Source: EQS (click to enlarge)

 

Findings like that leave compliance officers in a frustrating position. Perhaps you could use AI agents to manage your conflicts of interest program if your anti-corruption risks are generally low. Or maybe you stick with your current program for a few more years until AI improves enough to score higher on those more challenging tasks. Or maybe you can live with an AI that isn’t great at proposing mitigation steps if you have sufficient human personnel to do that work, or you audit the AI’s mitigation plans closely to confirm whether those plans make sense. Or maybe you scrap the notion of AI agents entirely, and keep using humans for the work but give them AI tools to do that work more efficiently. (Assuming you train them on how to use AI wisely, which many employees seem not to be doing right now.)

At least for the foreseeable future, integrating AI into your compliance workflow processes will require CCOs to consider trade-offs like this. AI will be naturally better at some tasks, humans better at others. The chief compliance officer’s job will be to figure out the best “configuration” of AI and human ability within each process, based on the resources you have and the risks your company faces

Third-Party AI Risk

For all this talk about LLMs and their abilities, however, we should remember that for many companies in many instances, you won’t be the one using the LLM — your technology vendor will be. Which brings us to the nettlesome issue of vendor AI risk.

For example, say you have a vendor that provides software to manage your conflicts of interest program. (EQS is one of many compliance vendors that does this.) The vendor provides the technology system to you at some fixed price, and you do the work on the vendor’s software with your data.

Then the vendor introduces AI into its product offering. That means the vendor is buying the AI brainpower of some LLM out there (probably one of the six studied above) essentially at “wholesale” price, and selling its AI-enhanced compliance service to you at a marked up retail price. 

Well, do you get to know which LLM your vendor is using? Probably, if you ask during the sales process or insist on disclosure in your contract. Are you informed any time the vendor changes its IT from one LLM to another?
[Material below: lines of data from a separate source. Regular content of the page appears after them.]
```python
_vp, _i, _i64, _f, _sz = C.c_void_p, C.c_int, C.c_int64, C.c_float, C.c_size_t
_pp = C.POINTER(C.c_void_p)
# ... 508 lines not shown
    def cos_difference(self, s1, s2, n, out, stream):
        self.check(self.dll.onssen_cos_difference_f32(s1, s2, n, out, stream), "onssen_cos_difference_f32")

    def one_hot(self, feat, m1, m2, B, per_utt, db, utt_max, out, stream):
        self.check(self.dll.onssen_one_hot_f32(feat, m1, m2, B, per_utt, db, utt_max, out, stream), "onssen_one_hot_f32")

    def dc_compact_layout(self, B, T, F, D):
        co, do = _sz(), _sz()
        self.check(self.dll.onssen_dc_compact_layout(B, T, F, D, C.byref(co), C.byref(do)), "onssen_dc_compact_layout")
        return int(self.dll.onssen_dc_compact_workspace_bytes(B, T, F, D)), co.value, do.value

    def dc_index(self, feat, B, T, F, D, db, ws, ws_bytes, stream, frames=None):
        self.check(self.dll.onssen_dc_index_f32(feat, B, T, frames, F, D, db, ws, ws_bytes, stream), "onssen_dc_index_f32")

    def linear_x3p_compact(self, a_img, M, K, w_img, bias, N, group, eps, dest, dest_bs, F, comp, R, comp_bs, bf16_only, stream):
        self.check(self.dll.onssen_linear_x3p_compact(a_img, M, K, w_img, bias, N, group, eps, dest, dest_bs, F, comp, R, comp_bs,
                                                      int(bool(bf16_only)), stream), "onssen_linear_x3p_compact")

    def dc_cluster_compact(self, B, T, F, D, iters, masks, ws, ws_bytes, stream, flags=0, tol=1e-4):
        self.check(self.dll.onssen_dc_cluster_compact_f32(B, T, F, D, iters, tol, masks, ws, ws_bytes, flags, stream),
                   "onssen_dc_cluster_compact_f32")

    def dc_cluster(self, emb, feat, B, T, F, D, db, iters, masks, ws, ws_bytes, stream, flags=0, frames=None, tol=1e-4):
        if frames is not None:
            self.check(self.dll.onssen_dc_cluster_ragged_f32(emb, feat, B, T, frames, F, D, db, iters, tol, masks, ws, ws_bytes, flags,
                                                             stream), "onssen_dc_cluster_ragged_f32")
            return
        self.check(self.dll.onssen_dc_cluster_f32(emb, feat, B, T, F, D, db, iters, tol, masks, ws, ws_bytes, flags, stream),
                   "onssen_dc_cluster_f32")
```

### onssen_amd/csrc/gemm.inc

```
namespace lin {
constexpr int BM = 128, BN = 80, BK = 16;
constexpr int LD = 20;
constexpr int CLD = 84;
constexpr int STAGE = 2 * (BM + BN) * LD;
constexpr int SMEM = (BM * CLD > STAGE) ? BM * CLD : STAGE;
}

struct LinearArgs {
  const float* A;
  long a_s0, a_s1;
  const float* W;
  const float* bias;
  const float* resid;
  float* C;
  long c_s0, c_s1;
  int R, M, N, K, ldw, group;
  float eps;
};

__device__ __forceinline__ float f4c(const float4& v, int r) {
  return r == 0 ? v.x : (r == 1 ? v.y : (r == 2 ? v.z : v.w));
}

template <bool A_VEC, int MODE>
// ... 431 lines not shown
  long c_s0, c_s1;
  int R, M, N, KB, group;
  float eps;
  int tile_group;
  int c_vec;
  long a_bs, w_bs, c_bs;
  float* C2;
  long c2_s0, c2_s1, c2_bs;
  int n_split;
  int n_split_odd;
  const float* resid;
  int r_mod;
  const int* dest;
  long dest_bs;
  int F;
};

#ifndef ONSSEN_XP_ABLATE
#define ONSSEN_XP_ABLATE 0
#endif

template <int MODE, int WMS, int TERMS, bool BATCH = false>
__global__ __launch_bounds__(128 * WMS) void linear_x3p_kernel(LinearXpArgs p) {
  using namespace lxp;
  if constexpr (BATCH) {
    p.A += (long)blockIdx.z * p.a_bs;
    p.W += (long)blockIdx.z * p.w_bs;
    p.C += (long)blockIdx.z * p.c_bs;
    if (p.C2) p.C2 += (long)blockIdx.z * p.c2_bs;
    if (p.C2 && p.n_split_odd && (blockIdx.z & 1)) {
// ... 435 lines not shown
#define ONSSEN_XQ_STAGGER 0
#endif
#ifndef ONSSEN_XQ_WIDE_STORE
#define ONSSEN_XQ_WIDE_STORE 0
#endif
#ifndef ONSSEN_XQ_PRIO
#define ONSSEN_XQ_PRIO 0
#endif
#ifndef ONSSEN_XQ_STAGGER_PHASES
#define ONSSEN_XQ_STAGGER_PHASES 8
#endif
#define ONSSEN_EPI_L2NORM_SIGMOID 3
#define ONSSEN_EPI_L2NORM_COMPACT 4
namespace lxq {
constexpr int BM_MAX = 256;
}

template <int MODE, int TERMS, bool BATCH = false, int BN = 320, int BM = 256>
__global__ __launch_bounds__(512) void linear_x3q_kernel(LinearXpArgs p) {
  using namespace lxq;
  constexpr int STAGE = (BM + BN) * 128;
  constexpr int WN = BN / 4, NQW = (BM + BN) / 64;
  if constexpr (BATCH) {
    p.A += (long)blockIdx.z * p.a_bs;
    p.W += (long)blockIdx.z * p.w_bs;
    p.C += (long)blockIdx.z * p.c_bs;
  }
  constexpr int MT = BM / 32, NT = WN / 16, WM = BM / 2;
  __shared__ __attribute__((aligned(1024))) unsigned char stage0[STAGE];
  __shared__ __attribute__((aligned(1024))) unsigned char stage1[STAGE];
  const int tid = threadIdx.x, lane = tid & 63;
  const int wave = __builtin_amdgcn_readfirstlane(tid >> 6);
  const int wm = wave >> 2, wn = wave & 3;
  const int fi = lane & 15, fg = lane >> 4;
#if ONSSEN_XQ_STAGGER
  if (p.KB >= 16) {
    const int bl = blockIdx.y * gridDim.x + blockIdx.x;
    if (bl < 256) {
      const int ph = (bl >> 3) & (ONSSEN_XQ_STAGGER_PHASES - 1);
      for (int i = 0; i < ph; ++i) __builtin_amdgcn_s_sleep(ONSSEN_XQ_STAGGER);
    }
  }
#endif
  int n0, m0;
  {
    const int nbx = gridDim.x, nwg = nbx * gridDim.y, bid = blockIdx.y * nbx + blockIdx.x;
    const int q = nwg >> 3, r = nwg & 7, xcd = bid & 7;
    const int wg = (xcd < r ? xcd * (q + 1) : r * (q + 1) + (xcd - r) * q) + (bid >> 3);
    const int GN = p.tile_group, nby = gridDim.y;
    const int gfull = nbx / GN, nfull = gfull * GN * nby;
    int tn, tm;
    if (wg < nfull) {
      const int rem = wg % (nby * GN);
      tn = (wg / (nby * GN)) * GN + rem % GN;
      tm = rem / GN;
    } else {
      const int gl = nbx - gfull * GN, rem = wg - nfull;
      tn = gfull * GN + rem % gl;
      tm = rem / gl;
    }
    n0 = tn * BN;
    m0 = tm * BM;
  }
  const int pitch = p.KB * 128;
  const int a_rows = p.M - m0 < BM ? p.M - m0 : BM, w_rows = p.N - n0 < BN ? p.N - n0 : BN;
  const __amdgpu_buffer_rsrc_t ra = __builtin_amdgcn_make_buffer_rsrc(
      (void*)(p.A + (long)m0 * p.KB * 64), 0, a_rows * pitch, 0x00020000);
  const __amdgpu_buffer_rsrc_t rw = __builtin_amdgcn_make_buffer_rsrc(
      (void*)(p.W + (long)n0 * p.KB * 64), 0, w_rows * pitch, 0x00020000);
  const unsigned dma_lane = (unsigned)((lane >> 3) * pitch + (((lane & 7) ^ (lane >> 3)) * 16));
  auto dma = [&](unsigned char* stage, int kb) {
    const unsigned koff = (unsigned)(kb * 128);
#pragma unroll
    for (int j = 0; j < NQW; ++j) {
      const int q = wave * NQW + j;
      if (q < BM / 8)
        __builtin_amdgcn_raw_ptr_buffer_load_lds(ra, ONSSEN_LDS_PTR(stage + q * 1024), 16, dma_lane + (unsigned)(q * 8 * pitch) + koff, 0, 0, 0);
      else
        __builtin_amdgcn_raw_ptr_buffer_load_lds(rw, ONSSEN_LDS_PTR(stage + q * 1024), 16, dma_lane + (unsigned)((q - BM / 8) * 8 * pitch) + koff, 0, 0, 0);
    }
  };

  f32x4 acc[MT][NT];
#pragma unroll
  for (int mt = 0; mt < MT; ++mt)
#pragma unroll
    for (int nt = 0; nt < NT; ++nt) acc[mt][nt] = f32x4{0.f, 0.f, 0.f, 0.f};

  const unsigned ch = (unsigned)((fg ^ (fi & 7)) * 16), cl = ch ^ 64u;
  const unsigned fa_off = (unsigned)((wm * WM + fi) * 128);
  const unsigned fw_off = (unsigned)((BM + wn * WN + fi) * 128);
  auto compute = [&](const unsigned char* sb) {
    s16x8 wh[NT], wl[NT];
#pragma unroll
    for (int nt = 0; nt < NT; ++nt) {
// ... 40 lines not shown
      __builtin_amdgcn_s_waitcnt(0x0F70);
      __syncthreads();
    }
  }

  float4 bv[NT];
#pragma unroll
  for (int nt = 0; nt < NT; ++nt) {
    const int n = n0 + wn * WN + nt * 16 + 4 * fg;
    bv[nt].x = n + 0 < p.N ? p.bias[n + 0] : 0.f;
    bv[nt].y = n + 1 < p.N ? p.bias[n + 1] : 0.f;
    bv[nt].z = n + 2 < p.N ? p.bias[n + 2] : 0.f;
    bv[nt].w = n + 3 < p.N ? p.bias[n + 3] : 0.f;
  }
  u32x4 posv[MODE == ONSSEN_EPI_L2NORM_COMPACT ? MT : 1];
  if constexpr (MODE == ONSSEN_EPI_L2NORM_COMPACT) {
    const __amdgpu_buffer_rsrc_t rd = __builtin_amdgcn_make_buffer_rsrc((void*)p.dest, 0, (int)((long)p.R * p.dest_bs * 4 + 12), 0x00020000);
    const int f0 = (n0 + wn * WN) / p.group;
#pragma unroll
    for (int mt = 0; mt < MT; ++mt) {
      const int m = m0 + wm * WM + mt * 16 + fi;
      posv[mt] = __builtin_amdgcn_raw_buffer_load_b128(
          rd, m < p.M ? (unsigned)(((long)(m % p.R) * p.dest_bs + (long)(m / p.R) * p.F + f0) * 4) : 0x7ffffff0u, 0, 0);
    }
  }
#pragma unroll
  for (int mt = 0; mt < MT; ++mt) {
    const int m = m0 + wm * WM + mt * 16 + fi;
    float4 v[NT];
#pragma unroll
    for (int nt = 0; nt < NT; ++nt)
      v[nt] = make_float4(acc[mt][nt][0] + bv[nt].x, acc[mt][nt][1] + bv[nt].y, acc[mt][nt][2] + bv[nt].z,
                          acc[mt][nt][3] + bv[nt].w);
    if (MODE == ONSSEN_EPI_L2NORM && p.resid && m < p.M) {
      const float* rrow = p.resid + (long)(m / p.R) * p.c_s0 + (long)((m % p.R) % p.r_mod) * p.c_s1;
#pragma unroll
      for (int nt = 0; nt < NT; ++nt) {
        const int n = n0 + wn * WN + nt * 16 + 4 * fg;
// ... 38 lines not shown
        if (MODE == ONSSEN_EPI_L2NORM_SIGMOID && n0 + wn * WN + nt * 16 + 4 * fg >= p.n_split) {
          v[nt].x = 1.0f / (1.0f + expf(-v[nt].x)); v[nt].y = 1.0f / (1.0f + expf(-v[nt].y));
          v[nt].z = 1.0f / (1.0f + expf(-v[nt].z)); v[nt].w = 1.0f / (1.0f + expf(-v[nt].w));
        } else {
          v[nt].x *= sc; v[nt].y *= sc; v[nt].z *= sc; v[nt].w *= sc;
        }
      }
    } else if (MODE == ONSSEN_EPI_SIGMOID) {
#pragma unroll
      for (int nt = 0; nt < NT; ++nt) {
        v[nt].x = 1.0f / (1.0f + expf(-v[nt].x)); v[nt].y = 1.0f / (1.0f + expf(-v[nt].y));
        v[nt].z = 1.0f / (1.0f + expf(-v[nt].z)); v[nt].w = 1.0f / (1.0f + expf(-v[nt].w));
      }
    }
    if constexpr (MODE == ONSSEN_EPI_L2NORM_COMPACT) {
      if (m < p.M) {
        float* cb = p.C + (long)(m % p.R) * p.c_s1;
#pragma unroll
        for (int nt = 0; nt < NT; ++nt) {
          const int n = n0 + wn * WN + nt * 16 + 4 * fg, q = (nt * 16 + 4 * fg) / p.group;
          const int pos = (int)(q == 0 ? posv[mt][0] : q == 1 ? posv[mt][1] : q == 2 ? posv[mt][2] : posv[mt][3]);
          if (n < p.N && pos >= 0) *reinterpret_cast<float4*>(cb + (long)pos * p.group + (nt * 16 + 4 * fg) % p.group) = v[nt];
        }
      }
      continue;
    }
#if ONSSEN_XQ_WIDE_STORE
    if (MODE != ONSSEN_EPI_L2NORM_SIGMOID && p.c_vec) {
      const int mb = m0 + wm * WM + mt * 16, r8 = fi & 7;
      const int ma = mb + r8, mc = mb + r8 + 8;
      float* rowa = p.C + (long)(ma / p.R) * p.c_s0 + (long)(ma % p.R) * p.c_s1;
      float* rowc = p.C + (long)(mc / p.R) * p.c_s0 + (long)(mc % p.R) * p.c_s1;
// ... 292 lines not shown
```

### onssen_amd/csrc/labels_cluster.inc

```
__global__ void utt_max_kernel(const float* __restrict__ x, long per_utt, float* __restrict__ out) {
  __shared__ float red[256];
  const float* p = x + (long)blockIdx.x * per_utt;
  float m = -INFINITY;
  for (long i = threadIdx.x; i < per_utt; i += 256) m = fmaxf(m, p[i]);
  red[threadIdx.x] = m;
  __syncthreads();
  for (int s = 128; s > 0; s >>= 1) {
    if ((int)threadIdx.x < s) red[threadIdx.x] = fmaxf(red[threadIdx.x], red[threadIdx.x + s]);
    __syncthreads();
  }
  if (threadIdx.x == 0) out[blockIdx.x] = red[0];
}
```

Possibly, if you insist on that disclosure in the contract. 

Even if the vendor discloses the LLM it’s using, a more important question is how you obtain sufficient assurance that the vendor’s AI meets your security and performance expectations. Like, are you going to review whatever training protocols the vendor used on its AI systems? Are you going to review its data validation controls or its output testing results? Are you going to test the AI yourself for its vulnerability to prompt attacks? 

Most compliance teams won’t have the knowhow or manpower to do this. You’d need to rely on your IT or internal audit team for help, and they might not have the time or knowhow to do this either. Your ability to assess the AI risks of the vendors you use is going to be a significant challenge before you can truly embed AI into compliance processes — and given the potential risks of AI gone wrong, a challenge not to be trifled with. 

In theory, the vendor industry could try to answer this problem by adopting something like a SOC II audit; those are the audits that you can ask a vendor to provide for assurance over its cybersecurity controls. What the GRC community needs is a SOC report for artificial intelligence, which would encompass cybersecurity and much more (data validation, algorithmic bias, model drift, and agentic misalignment, to name a few).

Right now we don’t have anything like that, so the burden defaults back to compliance teams and any reinforcements you can grab from your friends in internal audit or IT security. Which means AI adoption will proceed cautiously, with a fair bit of paranoia about whether you’ve identified and controlled all your AI risks effectively.